D’après les rapports, le personnel de la Fed a envisagé de fusionner le "dot plot" en une prévision consensuelle officielle, mais les divergences de vues ont empêché tout progrès concret.
Sur le sujet du "dot plot", les présidents successifs n’ont pas tous eu la même approche.
Yellen, lors de sa première conférence de presse en tant que présidente en 2014, avait averti les marchés :
Il ne faut pas considérer le "dot plot" comme le principal vecteur de communication de la politique monétaire à destination du public par le comité.
Mais en 2016, lorsque la Fed a réduit les prévisions de relèvements de taux de quatre à deux pour cette année-là, elle a invoqué l’évolution du "dot plot" pour expliquer l’impact du ralentissement mondial et du durcissement des conditions de crédit sur les anticipations.
Sous Powell, la Fed a globalement minimisé l’importance du "dot plot", tout en l’utilisant ponctuellement pour gérer les anticipations du marché dans des contextes spécifiques.
Walsh a une position plus tranchée.
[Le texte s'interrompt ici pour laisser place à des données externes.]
typedef CUresult (*EncodeTiledFn)(CUtensorMap*, CUtensorMapDataType, cuuint32_t, void*, const cuuint64_t*, const cuuint64_t*,
                                  const cuuint32_t*, const cuuint32_t*, CUtensorMapInterleave, CUtensorMapSwizzle,
                                  CUtensorMapL2promotion, CUtensorMapFloatOOBfill);
EncodeTiledFn get_encoder() {
  static EncodeTiledFn fn = nullptr;
  if (!fn) {
    void* p = nullptr; cudaDriverEntryPointQueryResult q;
    if (cudaGetDriverEntryPoint("cuTensorMapEncodeTiled", &p, cudaEnableDefault, &q) == cudaSuccess && q == cudaDriverEntryPointSuccess)
      fn = (EncodeTiledFn)p;
  }
  return fn;
}
bool make_tmap3(CUtensorMap* m, const void* base, uint64_t d0, uint64_t d1, uint64_t d2, uint32_t b1) {
  EncodeTiledFn enc = get_encoder();
  if (!enc) return false;
  cuuint64_t dims[3] = {d0, d1, d2};
  cuuint64_t strides[2] = {d0 * 2, d0 * d1 * 2};
  cuuint32_t box[3] = {64, b1, 1};
  cuuint32_t es[3] = {1, 1, 1};
  return enc(m, CU_TENSOR_MAP_DATA_TYPE_BFLOAT16, 3, const_cast<void*>(base), dims, strides, box, es, CU_TENSOR_MAP_INTERLEAVE_NONE,
             CU_TENSOR_MAP_SWIZZLE_128B, CU_TENSOR_MAP_L2_PROMOTION_L2_256B, CU_TENSOR_MAP_FLOAT_OOB_FILL_NONE) == CUDA_SUCCESS;
}

bool make_tmap3_t(CUtensorMap* m, const void* base, CUtensorMapDataType dt, int esize, uint64_t d0, uint64_t d1, uint64_t d2, uint32_t b0, uint32_t b1) {
  EncodeTiledFn enc = get_encoder();
  if (!enc) return false;
  cuuint64_t dims[3] = {d0, d1, d2};
  cuuint64_t strides[2] = {d0 * (uint64_t)esize, d0 * d1 * (uint64_t)esize};
  cuuint32_t box[3] = {b0, b1, 1};
  cuuint32_t es[3] = {1, 1, 1};
  return enc(m, dt, 3, const_cast<void*>(base), dims, strides, box, es, CU_TENSOR_MAP_INTERLEAVE_NONE,
             b0 * esize == 64 ? CU_TENSOR_MAP_SWIZZLE_64B : CU_TENSOR_MAP_SWIZZLE_128B, CU_TENSOR_MAP_L2_PROMOTION_L2_256B,
             CU_TENSOR_MAP_FLOAT_OOB_FILL_NONE) == CUDA_SUCCESS;
}

__device__ __forceinline__ uint32_t smem_u32(const void* p) { return (uint32_t)__cvta_generic_to_shared(p); }

__device__ __forceinline__ void mbar_init(uint64_t* bar, uint32_t count) {
  asm volatile("mbarrier.init.shared::cta.b64 [%0], %1;" ::"r"(smem_u32(bar)), "r"(count));
}
__device__ __forceinline__ void fence_barrier_init() { asm volatile("fence.mbarrier_init.release.cluster;" ::: "memory"); }
__device__ __forceinline__ void mbar_wait(uint64_t* bar, uint32_t parity) {
  asm volatile(
      "{\n\t"
      ".reg .pred p;\n\t"
      "WAIT_LOOP:\n\t"
      "mbarrier.try_wait.parity.shared::cta.b64 p, [%0], %1;\n\t"
      "@p bra.uni WAIT_DONE;\n\t"
      "bra.uni WAIT_LOOP;\n\t"
      "WAIT_DONE:\n\t"
      "}" ::"r"(smem_u32(bar)), "r"(parity) : "memory");
}
__device__ __forceinline__ void cp_async16(uint32_t dst_smem, const void* src, uint32_t src_bytes) {
  asm volatile("cp.async.cg.shared.global [%0], [%1], 16, %2;" ::"r"(dst_smem), "l"(src), "r"(src_bytes) : "memory");
}
__device__ __forceinline__ void cp_async_arrive_noinc(uint64_t* bar) {
  asm volatile("cp.async.mbarrier.arrive.noinc.shared::cta.b64 [%0];" ::"r"(smem_u32(bar)) : "memory");
}
__device__ __forceinline__ void mbar_expect_tx(uint64_t* bar, uint32_t bytes) {
  asm volatile("mbarrier.arrive.expect_tx.shared::cta.b64 _, [%0], %1;" ::"r"(smem_u32(bar)), "r"(bytes) : "memory");
}
__device__ __forceinline__ void tma_load3(uint32_t dst_smem, const CUtensorMap* map, int c0, int c1, int c2, uint64_t* bar) {
  asm volatile("cp.async.bulk.tensor.3d.shared::cluster.global.tile.mbarrier::complete_tx::bytes [%0], [%1, {%2, %3, %4}], [%5];"
               ::"r"(dst_smem), "l"(map), "r"(c0), "r"(c1), "r"(c2), "r"(smem_u32(bar)) : "memory");
}
__device__ __forceinline__ void tma_prefetch_desc(const CUtensorMap* map) {
  asm volatile("prefetch.tensormap [%0];" ::"l"(map) : "memory");
}
__device__ __forceinline__ void fence_proxy_async() { asm volatile("fence.proxy.async.shared::cta;" ::: "memory"); }
__device__ __forceinline__ uint64_t make_desc(uint32_t smem_addr, uint32_t lbo_bytes, uint32_t sbo_bytes, uint64_t layout = 1) {
  return (uint64_t)((smem_addr >> 4) & 0x3FFF) | ((uint64_t)((lbo_bytes >> 4) & 0x3FFF) << 16) |
         ((uint64_t)((sbo_bytes >> 4) & 0x3FFF) << 32) | (layout << 62);
}
__device__ __forceinline__ uint64_t make_desc64(uint32_t smem_addr) { return make_desc(smem_addr, 16, 512, 2); }
template <int N>
__device__ __forceinline__ void fence_acc(float (&d)[N]) {
#pragma unroll
  for (int i = 0; i < N; ++i) asm volatile("" : "+f"(d[i])::"memory");
}
__device__ __forceinline__ void mbar_arrive(uint64_t* bar) {
  asm volatile("mbarrier.arrive.shared::cta.b64 _, [%0];" ::"r"(smem_u32(bar)) : "memory");
}
__device__ __forceinline__ void consumer_bar() { asm volatile("bar.sync 3, 256;" ::: "memory"); }
__device__ __forceinline__ void st_shared16(uint32_t addr, uint4 v) {
  asm volatile("st.shared.v4.b32 [%0], {%1, %2, %3, %4};" ::"r"(addr), "r"(v.x), "r"(v.y), "r"(v.z), "r"(v.w) : "memory");
}
__device__ __forceinline__ uint4 e4m3x8_to_f16x8(uint2 v) {
  uint32_t w[4];
#pragma unroll
  for (int i = 0; i < 4; ++i) {
    const uint32_t src = (i < 2 ? v.x : v.y) >> (16 * (i & 1));
    const __half2_raw h = __nv_cvt_fp8x2_to_halfraw2((__nv_fp8x2_storage_t)(src & 0xFFFFu), __NV_E4M3);
    w[i] = (uint32_t)h.x | ((uint32_t)h.y << 16);
  }
  return make_uint4(w[0], w[1], w[2], w[3]);
}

Lors de la conférence suivant la réunion de juin, il a déclaré sans ambages :
Je n’ai pas contribué au "dot plot". Selon moi, cela n’aide pas à la mise en œuvre de la politique monétaire.
Il a également indiqué qu’une réévaluation complète des méthodes de communication de la Fed était attendue avant la fin de l’année, le "dot plot" en faisant partie. Ce débat sur la transparence de la politique monétaire continuera à tenir les marchés en haleine dans les mois à venir.